Tuesday, October 3, 2017

#245: Three Poems by Kate Bernadette Benedict

~These poems were selected by Clara Jane Hallar, assistant editor for poetry 

~This poem was previously published in Without Halos (1988) and Pudding (1993)

“Early Lessons: Submission”

She hates it, they make her eat it,
she mustn’t leave the table until every slice
of cold boiled carrot is off her plate.
6:30, 7:00: she sits there, staring
at those vomit-orange pellets
on pink Melmac, stabbing
at them with a fork, smelling
their sickening odor.
7:30, 8:00: now and then she thumbs a wedge
into her pressed mouth, gagging.
8:30, 9:00: her father holds firm,
she has to eat them.
Her mother warms them up and makes
a carrot sandwich: carrot bits,
pocked with mayo, poking
out of soft white Wonder bread.
It feels moist and lumpy in her hands
but the ruse helps.
She gets most of it down
and is released to one TV show,
a cupcake, her sheltering bed.
Then it’s time for breakfast.
They feed her boiled eggs
with raw running whites,
and orange juice, mossy with pulp,
and bacon, blubbery with slick fat,
and she hates it and has to eat it.


“The Beer Garden”

~This poem was previously published in Eclectic Literary Forum (1992)
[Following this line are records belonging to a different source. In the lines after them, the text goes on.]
+void pack_convt_wino_weight(const float* w, const float* bias, int cin, int cout, int u, float* out_w, float* out_bias) {
+    const int rows = u * cout;
+    std::vector<float> t((size_t)rows * cin * 3);
+    for (int ci = 0; ci < cin; ++ci)
+        for (int co = 0; co < cout; ++co)
+            for (int j = 0; j < u; ++j) {
+                const float* g = w + ((int64_t)ci * cout + co) * 2 * u;
+                float* d = t.data() + ((int64_t)(co * u + j) * cin + ci) * 3;
+                d[0] = g[j + u]; d[1] = g[j]; d[2] = 0.f;
+            }
+    pack_wino4_weight(t.data(), rows, cin, 3, out_w);
+    for (int r = 0; r < rows; ++r) out_bias[r] = bias ? bias[r / u] : 0.f;
+}
+
 int wino4_ksplit(const ConvParams& p) {
     const int bo = wino4_block_outputs(p.dil);
     const int64_t blocks = (int64_t)((p.Nout + bo - 1) / bo) * (p.CoutP / 64) * p.batch;
diff --git a/tts-arabic-pytorch_amd/csrc/convt_mfma.hip b/tts-arabic-pytorch_amd/csrc/convt_mfma.hip
--- a/tts-arabic-pytorch_amd/csrc/convt_mfma.hip
+++ b/tts-arabic-pytorch_amd/csrc/convt_mfma.hip
@@ -211,8 +211,15 @@
     return launch_convt_cfg<2, 1, 4, 1>(p, stream);
 }
 
+constexpr int64_t kConvtWinoMinPositions = 8192;
+static bool convt_wino_default(int cin, int u, int64_t positions) {
+    if (positions < kConvtWinoMinPositions) return false;
+    return (u == 8 && (cin == 512 || cin == 256)) || (u == 2 && (cin == 128 || cin == 64));
+}
+
 int32_t launch_upsampler(ConvParams& p, const float* x, const float* w, const void* w_bf16, const float* bias, float* y, int cin, int cout,
-                         int u, int kt, int L, int len_mul, float in_slope, bool convt_ok, hipStream_t stream) {
+                         int u, int kt, int L, int len_mul, float in_slope, bool convt_ok, hipStream_t stream, const float* w_wino,
+                         const float* bias_wino) {
     p.x = x; p.x_bs = (int64_t)cin * L; p.x_cs = L;
     p.w = w; p.bias = bias;
     p.w_bf16 = w_bf16; p.precision = default_precision(); p.w_wino = nullptr; p.w_wino4 = nullptr; p.w_wino44 = nullptr;
@@ -223,6 +230,10 @@
     p.dil = -1; p.pad = 0; p.n_phase = u; p.phase_p = (kt - u) / 2;
     p.in_slope = in_slope; p.relu_out = 0; p.mode = 0; p.div = 1.f;
     p.x_packed = 0; p.y_packed = 0;
+    const int64_t wino = opt_int(OPT_CONVT_WINO, 1);
+    if (convt_ok && wino != 0 && kt == 2 * u && convt_wino_supported(p, w_wino, bias_wino) &&
+        (wino == 2 || convt_wino_default(cin, u, (int64_t)p.batch * L)))
+        return launch_convt_wino(p, w_wino, bias_wino, stream);
     return (convt_ok && convt_supported(p)) ? launch_convt(p, stream) : launch_conv(p, stream);
 }
 
diff --git a/tts-arabic-pytorch_amd/csrc/hifigan.hip b/tts-arabic-pytorch_amd/csrc/hifigan.hip
--- a/tts-arabic-pytorch_amd/csrc/hifigan.hip
+++ b/tts-arabic-pytorch_amd/csrc/hifigan.hip
@@ -32,6 +32,7 @@
     BfoWeightOffs wo;
     int64_t ww44_off = -1;
     int64_t ww4_off = -1;
+    int64_t wct_off = -1, bct_off = -1;
     int64_t ww_off = -1;
     int cin = 0, cout = 0, k = 0;
 };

. . . where I climbed a tall stool to wood
perch then peered over amber flora:
my father’s secret world. An aura
glowed above all beer pulls, each hood
a lit-up Rheingold or Schaefer logo.
A beer and a ball for him, a coke
in a cocktail glass for me. Smoke
snaked while I chomped chips. Row
upon row—the liquor behind the bar
in lavish overgrowth; on it, lily-
pad coasters: cardboard sponge. Silly,
but I liked to sniff them. There, far
from mother’s frowns, me and daddy, in cahoots—
together tasting heady, intoxicating fruits.


 "The Beauty in the Bun"

~This poem was previously published in Thema (1991)

“You’ve got to be able to see the beauty in a hamburger bun”
—Ray Kroc, Founder, McDonalds

Admire its shapely elegance,
geodesic, plump,
yielding in texture,
female in line,
with a Braille of tickling seeds
along the dome.
Thumbable, ethereal.
And the palette!
Eggshell brown blending
to eggshell white.
Spare, modern,
a Bauhaus hassock
or a Warhol icon.
Ergonomic in contour,
rhythmic in proportion,
functional in form.
I have sold a billion,
I will sell a trillion.
I sell what people want.
They wait in line
the world over
to consume a joy forever.



“Early Lessons: Submissions” & “The Beer Garden”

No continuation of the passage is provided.